Recovering from infidelity is not a linear process. Some days a couple may see glimpses of where they want their relationship to be, only to find they feel like they have gone back to step one the next day. Effective recovery is an upward trend.
It may not seem like it, but the storm cannot rage on forever. Some days you may find the sting of betrayal is not as powerful as it was in the beginning. Wayward partners who learn the skill of finding the hurt under the rage may be better positioned to calm the storms in themselves and their partners. In my practice, couples learn that even the most injured partners are looking for the wayward partner to understand the hurt the infidelity has caused. We learn that if pain is acknowledged and empathy is given, the anger can usually subside over time.
Recovering from infidelity is not a linear process. Some days a couple may see glimpses of where they want their relationship to be, only to find they feel like they have gone back to step one the next day. Effective recovery is an upward trend. Through the good days and bad days, the couple may find the lows are not as low as when they began and the highs are more frequent. Understanding the process and being focused on the goal of reconciliation can help a couple cope when emotions are running high.
LOWER YOUR DEFENSES
One of the most important lessons for a wayward partner is to learn to avoid being defensive. Defensiveness can take many forms. Avoiding or dismissing the severity of the infidelity are only a few ways you can be seen as defensive. Blaming your partner for your infidelity is also defensive and may be detrimental to your partner’s healing.
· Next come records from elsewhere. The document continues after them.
deeppointmap_amd/csrc/infomat.hip:

```cpp
#include "block_scan.h"
#include "cell_grid.h"
#include "workspace.h"
#include <type_traits>

namespace {

constexpr int GMAX = 512;

struct PairArgs {
    const float *pcd1, *pcd2;
    const int32_t *f1, *f2;
    long long stride1, stride2;
    const float *Rt;
    int rt_stride;
    float *out;
    int out_stride;
    char *ws;
    size_t ws_stride;
    int N1, N2;
};

struct GridHdr {
    float lox, loy, inv_cs;
    int gx, gy, ncell;
    int H;
    int qexp;
};

__device__ __forceinline__ const float *pair_p1(const PairArgs &a, int p) {
    return a.pcd1 + (size_t)(a.f1 ? a.f1[p] : p) * a.stride1;
}
__device__ __forceinline__ const float *pair_p2(const PairArgs &a, int p) {
    return a.pcd2 + (size_t)(a.f2 ? a.f2[p] : p) * a.stride2;
}
__device__ __forceinline__ GridHdr *pair_hdr(const PairArgs &a, int p) { return (GridHdr *)(a.ws + (size_t)p * a.ws_stride); }
__device__ __forceinline__ int *pair_count(const PairArgs &a, int p) { return (int *)(a.ws + (size_t)p * a.ws_stride + 256); }
__device__ __forceinline__ float4 *pair_sorted(const PairArgs &a, int p) {
    return (float4 *)(a.ws + (size_t)p * a.ws_stride + 256 + sizeof(int) * (size_t)(GMAX * GMAX + 1) + 12);
}
__device__ __forceinline__ long long *pair_partial(const PairArgs &a, int p) {
    return (long long *)(pair_sorted(a, p) + a.N2);
}

constexpr int GB_CHUNK = 4096;

__device__ __forceinline__ float *pair_bounds(const PairArgs &a, int p);

__global__ __launch_bounds__(256) void grid_bounds_kernel(PairArgs A) {
    const int chunk = blockIdx.x, pair = blockIdx.y, chunks = gridDim.x;
    const float *p2 = pair_p2(A, pair);
    const int N2 = A.N2;
    __shared__ float red[5][4];
    const int t = threadIdx.x, lane = t & 63, w = t >> 6;
    float lox = __builtin_inff(), loy = lox, hix = -lox, hiy = -lox, amax = 0.f;
    constexpr int PPT = GB_CHUNK / 256;
    const int i0 = chunk * GB_CHUNK + t;
    float xs[PPT], ys[PPT], zs[PPT];
#pragma unroll
    for (int u = 0; u < PPT; ++u) {
        const int i = min(i0 + u * 256, N2 - 1);
        xs[u] = p2[i], ys[u] = p2[(size_t)N2 + i], zs[u] = p2[2 * (size_t)N2 + i];
    }
#pragma unroll
    for (int u = 0; u < PPT; ++u) {
        lox = fminf(lox, xs[u]), hix = fmaxf(hix, xs[u]), loy = fminf(loy, ys[u]), hiy = fmaxf(hiy, ys[u]);
        amax = fmaxf(amax, fmaxf(fmaxf(fabsf(xs[u]), fabsf(ys[u])), fabsf(zs[u])));
    }
#pragma unroll
    for (int off = 32; off > 0; off >>= 1) {
        lox = fminf(lox, __shfl_xor(lox, off, 64)), loy = fminf(loy, __shfl_xor(loy, off, 64));
        hix = fmaxf(hix, __shfl_xor(hix, off, 64)), hiy = fmaxf(hiy, __shfl_xor(hiy, off, 64));
        amax = fmaxf(amax, __shfl_xor(amax, off, 64));
// ... 144 lines not shown
#pragma unroll
    for (int u = 0; u < RB; ++u)
        if (lo + lane + u * 64 < hi) atomicAdd(&c[cell_coord(v[u].x, lox, inv_cs, gx)], 1);
    for (int p = lo + lane + RB * 64; p < hi; p += 64) atomicAdd(&c[cell_coord(tmp[p].x, lox, inv_cs, gx)], 1);
    __builtin_amdgcn_wave_barrier();
    const int per = (gx + 63) / 64, a = min(lane * per, gx), b = min(a + per, gx);
    int sum = 0;
    for (int k = a; k < b; ++k) sum += c[k];
    int run = lo + wave_scan_inclusive(sum) - sum;
    for (int k = a; k < b; ++k) {
        const int n = c[k];
        c[k] = run, run += n;
    }
    __builtin_amdgcn_wave_barrier();
    for (int k = lane; k < gx; k += 64) start[(size_t)row * gx + k] = c[k];
    if (row == gy - 1 && lane == 0) start[(size_t)gy * gx] = A.N2;
    __builtin_amdgcn_wave_barrier();
#pragma unroll
    for (int u = 0; u < RB; ++u)
        if (lo + lane + u * 64 < hi) sorted[atomicAdd(&c[cell_coord(v[u].x, lox, inv_cs, gx)], 1)] = v[u];
    for (int p = lo + lane + RB * 64; p < hi; p += 64) {
        const float4 q = tmp[p];
        sorted[atomicAdd(&c[cell_coord(q.x, lox, inv_cs, gx)], 1)] = q;
    }
}
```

Being defensive also destroys the injured partner’s safety. A wayward partner who consistently takes responsibility for their actions may help their partner to heal faster. When they attack out of hurt, an injured partner wants to believe there is remorse. To show remorse and empathy allows the hurt partner to get what they need in order to heal.
Defending against attack is a natural human response. You may find it useful to think of a partner’s anger as an attack on the distress they are experiencing. Hurt partners may scream, cry, or seem cold in an attempt to rid themselves of pain. Be careful to notice if your relationship is becoming abusive; if so, get help immediately. If your partner is not abusive, to defend against the attack may mean the injured partner is left with this pain. Taking the burden of this suffering may be the act of love that the hurt partner needs in the wake of discovery/revelation. This can help to reestablish trust when you are determined to make amends for the hurt.
Relationships can heal from infidelity. The process is not without its challenges, but it is possible. A couple typically does best when they are determined to work through the pain to get to the healing on the other side. If you are considering reconciliation, you must first decide that rebuilding is your true goal if you want to be successful. Both partners will need to find healing in the pain of an affair, perhaps at different times. Allowing an injured partner to guide the recovery process is important for their healing. If you are able to weather the storms that come without being defensive, you may be more likely to succeed in the recovery process.
Infidelity does not have to mean the demise of your partnership. If you are willing to work through this challenge, perhaps with a nonjudgmental therapist guiding the process, your love for one another can emerge stronger than before.